Larson explains how his logic works by employing an analogy, wherein a vehicle moves back and forth on the surface of a balloon. The direction of the vehicle's motion can be so arranged so that motion in either "direction" (forward or backward) causes the expansion or contraction of the balloon. The expansion/contraction of the balloon changes the scalar distances between points on the surface, so, while the photon's oscillation is a net-zero motion along the vibration, its 2D rotation is unidirectionally inward, and this is supposed to produce the required net-zero motion in terms of the scalar magnitudes of the two motions, i.e. the outward motion of the propagating vibration, relative to mass, is offset by the inward motion of the rotation, or as Satz puts it, the rotation "kills" the outward progression in the remaining two dimensions. Given that the magnitudes of the two motions are equal, but opposite in sign, the net motion of the combination is 0, or +1 +(-1) = 0.

 

However, while the logic of this argument seems valid, in reality such a combination is not mathematically viable. There are only two, unit, speed-displacements possible from unity, one is a positive unit, and the other one is a negative unit. Mathematically, the only way to get a net-zero motion is by combining these two. While it's true that, once something exists, it usually can be moved in some way, such a motion is always a property of the object itself, the motion can't be separated from it, as if it existed apart from the object. Consequently, the vibration-then-rotation approach cannot be called a combination of motions, in any proper sense.

 

The problem is, though, it's hard to see how combining a positive and negative linear vibration is going to lead to anything like Larson's rotational base.
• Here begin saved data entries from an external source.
+def _emit_launch_fwd_table(cx: _Gen):
+    A, fwd_cfg = cx.A, cx.fwd_cfg
+    A('template <int NT, bool F16, int NWV, bool GLDS, int OCC, bool TOK>   // TOK: the LDS image costs this configuration no workgroup per CU')
+    A('void launch_fwd_t(const float *xtab, const int32_t *types, int n_species, const float *sh, const float *h2, const int32_t *w_row,')
+    A('                  const int32_t *row_ptr, const int32_t *src, int64_t n_dst, const void *slabs, float scale, float *out, int w2_exp, hipStream_t st) {')
+    A('  unsigned grid = (unsigned)((n_dst + NWV - 1) / NWV);')
+    A(f'  if (TOK && (size_t)n_species * DX * 4 <= {TAB_LDS_BYTES})   // the table fits its LDS image')
+    A(f'    conv_fwdfs_{cx.tag}<NT, F16, NWV, GLDS, OCC, true><<<dim3(grid), dim3(64 * NWV), 0, st>>>(xtab, types, n_species, sh, h2, w_row, row_ptr, src,')
+    A('        (int)n_dst, static_cast<const u32x4 *>(slabs), scale, out, w2_exp, 0);')
+    A('  else')
+    A(f'    conv_fwdfs_{cx.tag}<NT, F16, NWV, GLDS, OCC, false><<<dim3(grid), dim3(64 * NWV), 0, st>>>(xtab, types, n_species, sh, h2, w_row, row_ptr, src,')
+    A('        (int)n_dst, static_cast<const u32x4 *>(slabs), scale, out, w2_exp, 0);')
+    A('}')
+    A('void launch_fwd_table(int nt, const float *xtab, const int32_t *types, int n_species, const float *sh, const float *h2, const int32_t *w_row,')
+    A('                const int32_t *row_ptr, const int32_t *src, int64_t n_dst, const void *slabs, float scale, float *out, int w2_exp, hipStream_t st) {')
+    args_f = 'xtab, types, n_species, sh, h2, w_row, row_ptr, src, n_dst, slabs, scale, out, w2_exp, st'
+    def tok(nt_, w):
+        return 'true' if _wgs_per_cu(cx.fwd_lds(nt_, w)) == _wgs_per_cu(cx.fwd_lds(nt_, w) - cx.tab_lds()) else 'false'
+    w, gl, oc = fwd_cfg(2)
+    A(f'  if (nt == 4) launch_fwd_t<2, true, {w}, {"true" if gl else "false"}, {oc}, {tok(2, w)}>({args_f});')
+    for nt_, kw in ((3, 'else if'), (2, 'else if'), (1, 'else')):
+        w, gl, oc = fwd_cfg(nt_)
+        cond = f' (nt == {nt_})' if kw != 'else' else ''
+        A(f'  {kw}{cond} launch_fwd_t<{nt_}, false, {w}, {"true" if gl else "false"}, {oc}, {tok(nt_, w)}>({args_f});')
+    A('}')
+
+
 def _emit_launch_fwd(cx: _Gen):
     A, tag, exp, def_f, fwd_cfg = cx.A, cx.tag, cx.exp, cx.def_f, cx.fwd_cfg
     A('template <int NT, bool F16, int NWV, bool GLDS, int OCC>')
@@ -1408,6 +1564,12 @@
 
 def _emit_registration(cx: _Gen):
     A, tag, XT, cols_rev = cx.A, cx.tag, cx.XT, cx.cols_b
+    if cx.TS:
+        fn = {'fwd': 'launch_fwd_table, nullptr, nullptr', 'bwd': 'nullptr, launch_bwd_table, nullptr', 'bwdt': 'nullptr, nullptr, launch_bwd_table'}[cx.TS]
+        A(f'const snet::FusedTableKernels kernels = {{"{tag}", {fn}}};')
+        A('const snet::FusedTableRegistrar registrar(&kernels);')
+        A('}  // namespace')
+        return
     if cx.TG:
         A(f'const snet::FusedTangentKernels kernels = {{"{tag}", {1 if cx.TGPREF else 0}, launch_bwd_tangent}};')
         A('const snet::FusedTangentRegistrar registrar(&kernels);')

Even so, when we look at the mathematics, there appears to be no other way. The first postulate produces the rule 254 expansion, as the "nothing" that is perfect, from which everything that is imperfect proceeds. Just as with the counting numbers, there is a unique, ordered set of scalar magnitudes, and the fact that one can count up and down these discrete magnitudes is the most fundamental mathematical fact of algebra. This fact, and the one that says that given a number, there is always another number greater still, makes Larson's discovery of the true nature of space and time, the single most important correction to our understanding of the physical universe that has ever been offered mankind.

 

Nevertheless, it is our interpretation of the existing mathematics, our understanding of what they mean that is most important in developing the consequences mathematically. What does it mean that 1/2 and 2/1 are both produced by "direction" reversals from n/n and are inverses of one another, while at the same time 2 is four times as large as .5? We can easily multiply 1/2 times 2/1, to get 2/2 = 1, because we know that half of 2 is 1, while twice .5 is also 1, but how do we add them together as inverses of one another and get 1? Since when is +1 +(-1) = 0 also = 1? Yet, this is just what the speed-displacements are telling us: A rule 252 (1/2) added to a rule 238 (2/1), both generated from a rule 254 (n/n = 1/1) progression, through Larson's "direction" reversals, yields a 4/4 = 1/1 progression.

 

Of course, the next logical question, if we can answer the mathematical ones, is: What other combinations are possible, and how do they relate to Larson's rotational combinations? I won't be attempting to answer these questions here, except to note that it appears that the answer lies somewhere in the greatest challenge facing the LST community: How does mother nature seamlessly integrate discrete with continuous magnitudes? How do the continuous magnitudes of right lines and circles, in the science of geometry, relate to the discrete magnitudes of order of progression, in the science of algebra?

 

I may be a fool, but I would bet that Larson's genius and inspiration will yet prove to be the key to unlocking this mystery of the ages.